DATASET CONTENT Start Marker

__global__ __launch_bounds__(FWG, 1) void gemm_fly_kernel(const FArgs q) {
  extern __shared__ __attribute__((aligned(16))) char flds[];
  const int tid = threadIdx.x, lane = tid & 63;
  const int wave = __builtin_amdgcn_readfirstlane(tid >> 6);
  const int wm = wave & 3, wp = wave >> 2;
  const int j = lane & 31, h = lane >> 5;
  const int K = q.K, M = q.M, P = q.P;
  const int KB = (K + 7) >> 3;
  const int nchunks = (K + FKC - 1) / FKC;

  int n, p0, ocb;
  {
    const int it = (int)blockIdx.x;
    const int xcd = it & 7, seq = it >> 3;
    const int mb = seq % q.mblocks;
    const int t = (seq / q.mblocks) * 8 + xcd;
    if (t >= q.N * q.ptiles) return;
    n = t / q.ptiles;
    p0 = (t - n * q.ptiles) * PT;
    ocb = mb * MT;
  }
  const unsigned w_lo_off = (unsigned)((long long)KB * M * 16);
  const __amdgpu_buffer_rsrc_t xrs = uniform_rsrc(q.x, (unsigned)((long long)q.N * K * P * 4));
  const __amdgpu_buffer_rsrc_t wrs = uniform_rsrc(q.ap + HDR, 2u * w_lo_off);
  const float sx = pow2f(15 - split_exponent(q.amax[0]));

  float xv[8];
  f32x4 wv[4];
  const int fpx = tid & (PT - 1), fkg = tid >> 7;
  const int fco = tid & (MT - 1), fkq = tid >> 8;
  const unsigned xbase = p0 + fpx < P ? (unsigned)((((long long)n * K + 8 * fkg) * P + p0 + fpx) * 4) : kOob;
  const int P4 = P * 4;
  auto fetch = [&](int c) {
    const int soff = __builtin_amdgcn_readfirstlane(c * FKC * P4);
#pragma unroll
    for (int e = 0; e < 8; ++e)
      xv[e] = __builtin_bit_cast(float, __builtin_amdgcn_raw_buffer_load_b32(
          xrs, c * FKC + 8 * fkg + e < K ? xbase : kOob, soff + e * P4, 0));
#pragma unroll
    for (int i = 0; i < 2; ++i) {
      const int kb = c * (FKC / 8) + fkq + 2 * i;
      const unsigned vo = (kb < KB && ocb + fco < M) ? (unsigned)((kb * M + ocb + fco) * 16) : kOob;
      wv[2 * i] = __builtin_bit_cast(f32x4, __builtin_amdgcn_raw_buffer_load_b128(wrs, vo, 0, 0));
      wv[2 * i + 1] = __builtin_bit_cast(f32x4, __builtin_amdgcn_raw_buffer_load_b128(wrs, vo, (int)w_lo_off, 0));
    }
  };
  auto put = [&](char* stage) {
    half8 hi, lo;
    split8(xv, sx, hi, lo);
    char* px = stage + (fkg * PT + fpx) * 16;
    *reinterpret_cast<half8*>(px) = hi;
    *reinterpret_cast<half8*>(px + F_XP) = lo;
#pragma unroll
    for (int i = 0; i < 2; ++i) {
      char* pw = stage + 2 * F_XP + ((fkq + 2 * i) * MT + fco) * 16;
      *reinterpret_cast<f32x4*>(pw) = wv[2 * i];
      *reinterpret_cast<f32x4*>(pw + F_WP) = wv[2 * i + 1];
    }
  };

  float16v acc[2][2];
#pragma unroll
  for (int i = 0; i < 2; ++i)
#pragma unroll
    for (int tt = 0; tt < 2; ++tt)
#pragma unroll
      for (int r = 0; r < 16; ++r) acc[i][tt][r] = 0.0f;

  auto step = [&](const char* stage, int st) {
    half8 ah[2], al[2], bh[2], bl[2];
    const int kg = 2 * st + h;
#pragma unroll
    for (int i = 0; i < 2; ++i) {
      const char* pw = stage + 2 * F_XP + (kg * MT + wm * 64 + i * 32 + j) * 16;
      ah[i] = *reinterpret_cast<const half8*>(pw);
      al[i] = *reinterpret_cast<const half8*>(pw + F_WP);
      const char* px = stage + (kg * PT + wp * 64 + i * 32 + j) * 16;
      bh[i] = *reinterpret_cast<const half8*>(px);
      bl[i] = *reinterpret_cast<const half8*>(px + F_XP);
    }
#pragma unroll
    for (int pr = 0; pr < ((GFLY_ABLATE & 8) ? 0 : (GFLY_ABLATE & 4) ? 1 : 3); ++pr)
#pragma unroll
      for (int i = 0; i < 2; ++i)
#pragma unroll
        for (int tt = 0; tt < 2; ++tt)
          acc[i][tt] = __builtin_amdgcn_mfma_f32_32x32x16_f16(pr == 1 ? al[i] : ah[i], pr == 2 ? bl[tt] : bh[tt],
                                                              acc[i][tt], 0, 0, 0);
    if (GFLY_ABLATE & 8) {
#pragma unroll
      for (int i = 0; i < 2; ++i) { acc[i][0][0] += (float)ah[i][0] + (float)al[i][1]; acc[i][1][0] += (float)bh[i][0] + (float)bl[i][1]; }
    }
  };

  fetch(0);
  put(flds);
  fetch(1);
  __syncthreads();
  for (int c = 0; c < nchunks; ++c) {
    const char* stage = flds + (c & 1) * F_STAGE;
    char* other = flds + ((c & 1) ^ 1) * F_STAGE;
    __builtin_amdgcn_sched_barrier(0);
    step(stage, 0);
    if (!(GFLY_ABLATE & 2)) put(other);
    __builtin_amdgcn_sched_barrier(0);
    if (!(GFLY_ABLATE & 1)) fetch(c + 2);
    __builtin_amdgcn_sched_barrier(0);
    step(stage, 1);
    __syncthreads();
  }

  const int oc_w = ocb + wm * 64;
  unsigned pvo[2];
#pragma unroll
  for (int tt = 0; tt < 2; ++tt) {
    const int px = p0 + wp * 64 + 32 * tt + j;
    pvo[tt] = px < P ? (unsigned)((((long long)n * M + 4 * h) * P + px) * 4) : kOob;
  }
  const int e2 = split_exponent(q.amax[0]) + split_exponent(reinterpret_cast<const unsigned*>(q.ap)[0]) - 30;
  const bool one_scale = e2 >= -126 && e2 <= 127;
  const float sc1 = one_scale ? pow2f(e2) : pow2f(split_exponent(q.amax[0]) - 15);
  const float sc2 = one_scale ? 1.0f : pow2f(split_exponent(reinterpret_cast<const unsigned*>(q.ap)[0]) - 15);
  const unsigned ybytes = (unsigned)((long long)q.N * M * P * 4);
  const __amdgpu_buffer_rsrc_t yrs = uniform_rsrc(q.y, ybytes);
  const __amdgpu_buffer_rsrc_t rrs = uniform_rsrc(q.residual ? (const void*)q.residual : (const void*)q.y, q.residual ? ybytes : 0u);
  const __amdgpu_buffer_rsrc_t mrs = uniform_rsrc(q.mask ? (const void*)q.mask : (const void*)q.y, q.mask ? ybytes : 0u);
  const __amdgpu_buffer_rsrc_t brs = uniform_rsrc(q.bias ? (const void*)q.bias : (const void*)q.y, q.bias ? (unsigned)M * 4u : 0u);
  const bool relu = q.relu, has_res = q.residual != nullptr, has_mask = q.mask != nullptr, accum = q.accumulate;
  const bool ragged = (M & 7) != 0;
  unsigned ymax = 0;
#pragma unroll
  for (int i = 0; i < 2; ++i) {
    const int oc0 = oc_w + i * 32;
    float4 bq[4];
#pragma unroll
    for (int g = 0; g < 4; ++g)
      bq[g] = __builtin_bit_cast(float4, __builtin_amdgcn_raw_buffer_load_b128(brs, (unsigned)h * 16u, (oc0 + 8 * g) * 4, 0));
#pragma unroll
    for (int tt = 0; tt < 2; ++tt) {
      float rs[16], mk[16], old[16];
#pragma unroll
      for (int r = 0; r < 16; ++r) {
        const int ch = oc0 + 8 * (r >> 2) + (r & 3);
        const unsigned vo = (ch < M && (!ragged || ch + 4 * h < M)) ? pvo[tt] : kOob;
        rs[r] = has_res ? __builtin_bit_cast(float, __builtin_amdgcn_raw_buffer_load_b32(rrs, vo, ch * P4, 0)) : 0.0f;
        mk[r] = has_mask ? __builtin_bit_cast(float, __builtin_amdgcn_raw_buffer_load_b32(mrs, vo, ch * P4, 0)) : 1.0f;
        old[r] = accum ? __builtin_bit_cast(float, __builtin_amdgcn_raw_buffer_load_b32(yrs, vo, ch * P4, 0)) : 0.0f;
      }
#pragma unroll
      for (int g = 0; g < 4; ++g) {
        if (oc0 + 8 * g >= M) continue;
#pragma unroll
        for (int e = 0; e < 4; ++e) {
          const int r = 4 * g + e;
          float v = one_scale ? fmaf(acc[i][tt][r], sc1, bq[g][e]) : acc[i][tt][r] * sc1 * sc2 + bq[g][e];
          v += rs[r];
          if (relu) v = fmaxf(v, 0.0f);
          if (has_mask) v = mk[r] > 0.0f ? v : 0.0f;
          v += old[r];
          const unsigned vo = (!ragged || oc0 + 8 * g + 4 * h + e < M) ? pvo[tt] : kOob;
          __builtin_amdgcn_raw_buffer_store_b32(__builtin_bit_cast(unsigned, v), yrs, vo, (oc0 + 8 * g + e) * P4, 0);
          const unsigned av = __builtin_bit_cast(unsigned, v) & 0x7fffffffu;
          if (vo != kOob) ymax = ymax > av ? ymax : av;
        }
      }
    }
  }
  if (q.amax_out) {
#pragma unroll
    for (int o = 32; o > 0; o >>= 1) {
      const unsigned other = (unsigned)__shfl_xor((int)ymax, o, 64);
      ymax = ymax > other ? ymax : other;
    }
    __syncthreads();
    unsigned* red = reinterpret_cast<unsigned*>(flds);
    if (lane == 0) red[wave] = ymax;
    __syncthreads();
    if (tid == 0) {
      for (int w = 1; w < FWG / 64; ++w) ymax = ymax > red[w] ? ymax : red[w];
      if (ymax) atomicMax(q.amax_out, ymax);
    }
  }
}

DATASET CONTENT End Marker

AIM OF THE TASK: Look through the data above. Copy every line with the string "wave" in it.

PROBLEM SOLUTION:
  const int wave = __builtin_amdgcn_readfirstlane(tid >> 6);
  const int wm = wave & 3, wp = wave >> 2;
    if (lane == 0) red[wave] = ymax;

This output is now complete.